**Material provided:**
struct RectSet {
  d2_t u[5];
};
__device__ __forceinline__ void load_rect(gcd2_t cor, RectSet &r) {
#pragma unroll
  for (int u = 0; u < 5; u++) r.u[u] = cor[16 * u];
}
__device__ __forceinline__ void rect_planes(const RectSet &r, double (&pl)[20]) {
  const double C = r.u[0].x, S = r.u[0].y;
  pl[0] = -S; pl[1] = C;
  pl[4] = C; pl[5] = S;
  pl[8] = S; pl[9] = -C;
  pl[12] = -C; pl[13] = -S;
#pragma unroll
  for (int k = 0; k < 4; k++) {
    pl[4 * k + 2] = r.u[1 + k].x;
    pl[4 * k + 3] = r.u[1 + k].y;
  }
#pragma unroll
  for (int u = 16; u < 20; u++) pl[u] = 0.0;
}
template <bool FAST, bool RECT>
__device__ __forceinline__ double q4_eval(const DevBatch &D, const Q4 &q, const DenseLds &dl, ldscd_t tab, gcd_t cor, size_t cpitch, gd_t ovf, int l, Prof &pr) {
  const DevLayout &L = D.L;
  const DevParams &P = D.P;
  const int N = L.Ntot, H = FAST ? 4 : L.H, nterm = 5 * H + 4, t0 = 5 * H;
  const double epis = FAST ? 0.0 : D.epis;
  const double vt = q.xs[L.x_tau0];
  const double Tr = vt > 0.0 ? ((0.5 * vt + 1.0) * vt + 1.0) + P.mini_T : 1.0 / ((0.5 * vt - 1.0) * vt + 1.0) + P.mini_T;
  const double t1 = Tr / N, t2 = t1 * t1, t3 = t2 * t1, t4 = t2 * t2, t5 = t4 * t1;
  pr.tick(10);
  double bq[12];
#pragma unroll
  for (int u = 0; u < 12; u++) bq[u] = 0.0;
  if (l == 0) {
#pragma unroll
    for (int d = 0; d < 2; d++) {
      bq[0 + d] = q.bnd[d];
      bq[2 + d] = q.bnd[2 + d] * t1;
      bq[4 + d] = q.bnd[4 + d] * t2;
    }
  }
  if (l == N - 1) {
#pragma unroll
    for (int d = 0; d < 2; d++) {
      bq[6 + d] = q.bnd[6 + d];
      bq[8 + d] = q.bnd[8 + d] * t1;
      bq[10 + d] = q.bnd[10 + d] * t2;
    }
  } else if (l < N - 1) {
    bq[10] = q.xs[2 * l];
    bq[11] = q.xs[2 * l + 1];
  }
  if (N == 16) {
    double X[6], Y[6];
    q4_split(bq, X, Y, l);
    sweep4_split<0>(tab, X, Y, l);
    sweep4_split<1>(tab + pk_sweep_offset(1, 16), X, Y, l);
    q4_unsplit(X, Y, bq, l);
  } else {
    sweep4<0>(tab, bq, N, l);
    sweep4<1>(tab + pk_sweep_offset(1, N), bq, N, l);
  }
  pr.tick(0);
  double cc[12];
  {
    const double tI[6] = {1.0 / 1.0, 1.0 / t1, 1.0 / t2, 1.0 / t3, 1.0 / t4, 1.0 / t5};
#pragma unroll
    for (int u = 0; u < 12; u++) cc[u] = bq[u] * tI[u >> 1];
    if (l == 0) {
#pragma unroll
      for (int u = 0; u < 6; u++) q.tw[u] = tI[u];
    }
  }
  double gdC[12], pE, pG;
  {
    const double *c = cc;
    const double t[6] = {1.0, t1, t2, t3, t4, t5};
    const double n33 = c[6] * c[6] + c[7] * c[7], n44 = c[8] * c[8] + c[9] * c[9], n55 = c[10] * c[10] + c[11] * c[11];
    const double d43 = c[8] * c[6] + c[9] * c[7], d53 = c[10] * c[6] + c[11] * c[7], d54 = c[10] * c[8] + c[11] * c[9];
    pE = 36.0 * n33 * t[1] + 144.0 * d43 * t[2] + 192.0 * n44 * t[3] + 240.0 * d53 * t[3] + 720.0 * d54 * t[4] + 720.0 * n55 * t[5];
    pG = 36.0 * n33 + 288.0 * d43 * t[1] + 576.0 * n44 * t[2] + 720.0 * d53 * t[2] + 2880.0 * d54 * t[3] + 3600.0 * n55 * t[4];
#pragma unroll
    for (int d = 0; d < 2; d++) {
      const double c3 = c[6 + d], c4 = c[8 + d], c5 = c[10 + d];
      gdC[10 + d] = 240.0 * c3 * t[3] + 720.0 * c4 * t[4] + 1440.0 * c5 * t[5];
      gdC[8 + d] = 144.0 * c3 * t[2] + 384.0 * c4 * t[3] + 720.0 * c5 * t[4];
      gdC[6 + d] = 72.0 * c3 * t[1] + 144.0 * c4 * t[2] + 240.0 * c5 * t[3];
      gdC[d] = 0.0;
      gdC[2 + d] = 0.0;
      gdC[4 + d] = 0.0;
    }
  }
  pr.tick(1);
  const bool piece = l < N;
  const int Kl = (l == 0 || l == N - 1) ? L.Kd : L.K;
  const int pt0 = l == 0 ? 0 : (L.Kd + 1) + (l - 1) * (L.K + 1);
  const double step = t1 / Kl;
  const int singul_ = L.singuls[0];
  double s1 = 0.0;
  int cnt = 0;
  const gd_t ovf_l = ovf + (size_t)pt0 * nterm * 3;
  double pl[20];
  RectSet rs;
  const gcd2_t rcor = (gcd2_t)cor;
  if constexpr (RECT) load_rect(rcor, rs);
  else load_planes(cor, cpitch, H, pl);
  __builtin_amdgcn_s_waitcnt(0x0F70);
  auto take = [&](const double (&r12)[12], double e0, double e1, double e2) {
#pragma unroll
    for (int u = 0; u < 12; u++) gdC[u] += r12[u];
    if (cnt < kQLcap) {
      ldsd_t e = q.tl + (l * kQLcap + cnt) * 3;
      e[0] = e0;
      e[1] = e1;
      e[2] = e2;
    } else {
      gd_t e = ovf_l + (size_t)cnt * 3;
      e[0] = e0;
      e[1] = e1;
      e[2] = e2;
    }
    cnt++;
  };
  const int lane64 = (int)(threadIdx.x & 63);
  int listed = 0;
  unsigned mine = 0u;
  const unsigned long long here = __builtin_amdgcn_ballot_w64(true);
  const int row_here[4] = {(int)(here & 1ull), (int)((here >> 16) & 1ull), (int)((here >> 32) & 1ull), (int)((here >> 48) & 1ull)};
  const int my_row = lane64 >> 4;
  const int rank = ((my_row > 0 ? row_here[0] : 0) + (my_row > 1 ? row_here[1] : 0) + (my_row > 2 ? row_here[2] : 0)) * 16 + l;
  const int n_here = 16 * (row_here[0] + row_here[1] + row_here[2] + row_here[3]);
  auto scan_here = [&](int c, int &total) {
    int v = c;
    v += __builtin_amdgcn_update_dpp(0, v, 0x111, 0xf, 0xf, false);
    v += __builtin_amdgcn_update_dpp(0, v, 0x112, 0xf, 0xf, false);
    v += __builtin_amdgcn_update_dpp(0, v, 0x114, 0xf, 0xf, false);
    v += __builtin_amdgcn_update_dpp(0, v, 0x118, 0xf, 0xf, false);
    const int t0_ = row_here[0] ? __builtin_amdgcn_readlane(v, 15) : 0, t1_ = row_here[1] ? __builtin_amdgcn_readlane(v, 31) : 0;
    const int t2_ = row_here[2] ? __builtin_amdgcn_readlane(v, 47) : 0, t3_ = row_here[3] ? __builtin_amdgcn_readlane(v, 63) : 0;
    total = t0_ + t1_ + t2_ + t3_;
    return v + (my_row > 0 ? t0_ : 0) + (my_row > 1 ? t1_ : 0) + (my_row > 2 ? t2_ : 0);
  };
  auto flush = [&]() {
    for (int first = 0; first < listed; first += n_here) {
    const int slot = first + rank;
    const bool work = slot < listed;
    const int id = dl.id[work ? slot : 0];
    const int o = id & 63, t = (id >> 6) & 63, jo = id >> 12;
    double cco[12];
#pragma unroll
    for (int u = 0; u < 12; u++) cco[u] = __shfl(cc[u], o);
    const double t1o = __shfl(t1, o);
    const int lo = o & 15;
    const int Ko = (lo == 0 || lo == N - 1) ? L.Kd : L.K;
    const double stepo = t1o / Ko;
    if (work) {
      const double nopl[20] = {0.0, 0.0, 0.0, 0.0, 0.0, 0.0, 0.0, 0.0, 0.0, 0.0, 0.0, 0.0, 0.0, 0.0, 0.0, 0.0, 0.0, 0.0, 0.0, 0.0};
      PtState ps;
      (void)point_masks<false>(P, cco, lo, N, jo, Ko, stepo, dl.s1[slot], singul_, epis, H, nopl, (gd_t) nullptr, D.sur, 0.0, 0.0, 0, 0.0, ps);
      double r_[16];
      const ldscd_t pk = dl.pl + 4 * slot;
      point_emit_pf(P, ps, t, H, t0, [&](int, double &on0, double &on1, double &q0, double &q1) { on0 = pk[0]; on1 = pk[1]; q0 = pk[2]; q1 = pk[3]; },
                    (double *)r_);
      const bool corr = t < t0;
      ldsd_t w = dl.out + 15 * slot;
#pragma unroll
      for (int u = 0; u < 13; u++) w[u] = r_[u];
      w[13] = corr ? r_[13] : -0.0;
      w[14] = corr ? -0.0 : r_[13];
    }
    }
    __builtin_amdgcn_fence(__ATOMIC_SEQ_CST, "wavefront");
    for (unsigned mm = mine; mm;) {
      const int i = __builtin_ctz(mm);
      mm &= mm - 1;
      ldscd_t w = dl.out + 15 * i;
      double r12[12];
#pragma unroll
      for (int u = 0; u < 12; u++) r12[u] = w[u];
      take(r12, w[12], w[13], w[14]);
    }
    __builtin_amdgcn_fence(__ATOMIC_SEQ_CST, "wavefront");
    listed = 0;
    mine = 0u;
  };
#pragma unroll 1
  for (int j = 0; j <= L.Kmax + 1; j++) {
    const bool extra = j > L.Kmax;
    unsigned m = 0u;
    PtState pst;
    double nx[20];
    RectSet nr;
    if constexpr (RECT) {
      load_rect(rcor + (size_t)(j < L.Kmax ? j + 1 : L.Kmax) * 80, nr);
      rect_planes(rs, pl);
    } else {
      load_planes(cor + (size_t)(j < L.Kmax ? j + 1 : L.Kmax) * 16, cpitch, H, nx);
    }
    if (piece && j <= Kl && !extra)
      m = (unsigned)point_masks<false>(P, cc, l, N, j, Kl, step, s1, singul_, epis, H, pl, (gd_t) nullptr, D.sur, 0.0, 0.0, 0, 0.0, pst);
    const double s1_pt = s1;
    s1 += step;
    [[maybe_unused]] long long emit_t0 = 0;
    if (D.prof != nullptr) {
#ifdef DFTPAV_PROF_EMIT_CYCLES
      emit_t0 = clock64();
#else
      const int pc = __builtin_popcount(m);
      int trips = 0;
      while (__builtin_amdgcn_ballot_w64(pc > trips) != 0ull) trips++;
      pr.count(11, trips);
#endif
    }
    auto plane_of = [&](int k, double &on0, double &on1, double &q0, double &q1) {
      on0 = pl[0]; on1 = pl[1]; q0 = pl[2]; q1 = pl[3];
#pragma unroll
      for (int u = 1; u < 5; u++) {
        on0 = k == u ? pl[4 * u] : on0;
        on1 = k == u ? pl[4 * u + 1] : on1;
        q0 = k == u ? pl[4 * u + 2] : q0;
        q1 = k == u ? pl[4 * u + 3] : q1;
      }
    };
    bool in_place = false;
    const int c = __builtin_popcount(m);
    const bool any = __builtin_amdgcn_ballot_w64(c != 0) != 0ull;
    int incl = 0, total = 0;
    if (any) incl = scan_here(c, total);
    if (listed > 0 && (extra || listed + total > kDense)) flush();
    if (any && total > kDense) {
      in_place = true;
    } else if (any) {
      int e = listed + incl - c;
      for (unsigned mm = m; mm;) {
        const int t = __builtin_ctz(mm);
        mm &= mm - 1;
        dl.id[e] = lane64 | (t << 6) | (j << 12);
        dl.s1[e] = s1_pt;
        if (t < t0) {
          int v = 0;
#pragma unroll
          for (int qv = 1; qv < 5; qv++) v += t >= qv * H ? 1 : 0;
          double on0, on1, q0, q1;
          plane_of(t - v * H, on0, on1, q0, q1);
          ldsd_t w = dl.pl + 4 * e;
          w[0] = on0;
          w[1] = on1;
          w[2] = q0;
          w[3] = q1;
        }
        mine |= 1u << e;
        e++;
      }
      listed += total;
    }
    if (in_place) {
      for (unsigned mm = m; mm;) {
        const int t = __builtin_ctz(mm);
        mm &= mm - 1;
        double r_[16];
        point_emit_pf(P, pst, t, H, t0, plane_of, (double *)r_);
        const bool corr = t < t0;
        double r12[12];
#pragma unroll
        for (int u = 0; u < 12; u++) r12[u] = r_[u];
        take(r12, r_[12], corr ? r_[13] : -0.0, corr ? -0.0 : r_[13]);
      }
    }
#ifdef DFTPAV_PROF_EMIT_CYCLES
    if (D.prof != nullptr) pr.count(11, clock64() - emit_t0);
#endif
    if constexpr (RECT) {
      rs = nr;
    } else {
#pragma unroll
      for (int u = 0; u < 20; u++) pl[u] = nx[u];
    }
  }
  q.tcnt[l] = piece ? cnt : 0;
  __threadfence_block();
  pr.tick(2);
  double gdT = row_chain16(0.0, piece ? pG : -0.0);
  const double en = row_chain16(0.0, piece ? pE : -0.0);
  double cost0 = 0.0, cost2 = 0.0;
  {
    int total = 0;
    for (int p = 0; p < N; p++) total += q.tcnt[p];
    pr.count(9, total);
    if (total > 0) {
      for (int p = 0; p < N; p++) {
        const int c = q.tcnt[p];
        if (__builtin_amdgcn_ballot_w64(c != 0) == 0ull) continue;
        const int pp0 = p == 0 ? 0 : (L.Kd + 1) + (p - 1) * (L.K + 1);
        const gcd_t og = (gcd_t)(ovf + (size_t)pp0 * nterm * 3);
        {
          double e[kQLcap][3];
#pragma unroll
          for (int i = 0; i < kQLcap; i++)
#pragma unroll
            for (int w = 0; w < 3; w++) e[i][w] = q.tl[(p * kQLcap + i) * 3 + w];
#pragma unroll
          for (int i = 0; i < kQLcap; i++) {
            gdT += i < c ? e[i][0] : -0.0;
            cost0 += i < c ? e[i][1] : -0.0;
            cost2 += i < c ? e[i][2] : -0.0;
          }
        }
        for (int i0 = kQLcap; i0 < c; i0 += 8) {
          double e[8][3];
#pragma unroll
          for (int u = 0; u < 8; u++) {
            const int i = i0 + u < c ? i0 + u : c - 1;
#pragma unroll
            for (int w = 0; w < 3; w++) e[u][w] = og[(size_t)i * 3 + w];
          }
#pragma unroll
          for (int u = 0; u < 8; u++) {
            if (i0 + u < c) {
              gdT += e[u][0];
              cost0 += e[u][1];
              cost2 += e[u][2];
            }
          }
        }
      }
    }
  }
  pr.tick(3);
  double pA;
  double tI[6];
#pragma unroll
  for (int u = 0; u < 6; u++) tI[u] = q.tw[u];
  {
    const double gdtInv[6] = {0.0, -1.0 * tI[2], -2.0 * tI[3], -3.0 * tI[4], -4.0 * tI[5], -5.0 * tI[5] * tI[1]};
    double acc = 0.0;
#pragma unroll
    for (int k = 0; k < 6; k++) {
      const double gdcol = gdC[2 * k] * bq[2 * k] + gdC[2 * k + 1] * bq[2 * k + 1];
      acc += gdtInv[k] * gdcol;
    }
    pA = acc;
  }
  double adj[12];
#pragma unroll
  for (int u = 0; u < 12; u++) adj[u] = gdC[u] * tI[u >> 1];
  if (N == 16) {
    double X[6], Y[6];
    q4_split(adj, X, Y, l);
    sweep4_split<2>(tab + pk_sweep_offset(2, 16), X, Y, l);
    sweep4_split<3>(tab + pk_sweep_offset(3, 16), X, Y, l);
    q4_unsplit(X, Y, adj, l);
  } else {
    sweep4<2>(tab + pk_sweep_offset(2, N), adj, N, l);
    sweep4<3>(tab + pk_sweep_offset(3, N), adj, N, l);
  }
  pr.tick(4);
  if (l < N - 1) {
    q.gs[2 * l] = adj[10];
    q.gs[2 * l + 1] = adj[11];
  }
  {
    double hv[6], tv[6];
#pragma unroll
    for (int u = 0; u < 6; u++) {
      hv[u] = q.bnd[u];
      tv[u] = q.bnd[6 + u];
    }
    const double h1 = hv[2] * adj[2] + hv[3] * adj[3];
    const double h2 = (hv[4] * adj[4] + hv[5] * adj[5]) * 2.0 * t1;
    const double g1 = tv[2] * adj[8] + tv[3] * adj[9];
    const double g2 = (tv[4] * adj[10] + tv[5] * adj[11]) * 2.0 * t1;
    gdT = row_add_lane0(gdT, h1);
    gdT = row_add_lane0(gdT, h2);
    gdT = row_chain16(gdT, l == N - 1 ? g1 : -0.0);
    gdT = row_chain16(gdT, l == N - 1 ? g2 : -0.0);
    gdT = row_chain16(gdT, piece ? pA : -0.0);
    double gdVT2Rt;
    if (vt > 0) {
      gdVT2Rt = vt + 1.0;
    } else {
      const double denSqrt = (0.5 * vt - 1.0) * vt + 1.0;
      gdVT2Rt = (1.0 - vt) / (denSqrt * denSqrt);
    }
    if (l == 0) q.gs[L.x_tau0] = (gdT / N + P.wei_time) * gdVT2Rt;
  }
  double total_smcost = 0.0, total_timecost = 0.0, penalty_cost = 0.0;
  total_smcost += en;
  penalty_cost += (cost0 + 0.0) + cost2;
  total_timecost += Tr * P.wei_time;
  __builtin_amdgcn_fence(__ATOMIC_SEQ_CST, "wavefront");
  pr.tick(5);
  return total_smcost + total_timecost + penalty_cost;
}

struct QVec {
  double xp0, xp1, gp0, gp1, d0, d1;
};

**What to do:** Please give back, exactly as it stands above, the stretch from the line with "const ldscd_t pk = dl.pl + 4 * slot;" through the line with "ldscd_t w = dl.out + 15 * i;", and no line outside it.

**Result:**
      const ldscd_t pk = dl.pl + 4 * slot;
      point_emit_pf(P, ps, t, H, t0, [&](int, double &on0, double &on1, double &q0, double &q1) { on0 = pk[0]; on1 = pk[1]; q0 = pk[2]; q1 = pk[3]; },
                    (double *)r_);
      const bool corr = t < t0;
      ldsd_t w = dl.out + 15 * slot;
#pragma unroll
      for (int u = 0; u < 13; u++) w[u] = r_[u];
      w[13] = corr ? r_[13] : -0.0;
      w[14] = corr ? -0.0 : r_[13];
    }
    }
    __builtin_amdgcn_fence(__ATOMIC_SEQ_CST, "wavefront");
    for (unsigned mm = mine; mm;) {
      const int i = __builtin_ctz(mm);
      mm &= mm - 1;
      ldscd_t w = dl.out + 15 * i;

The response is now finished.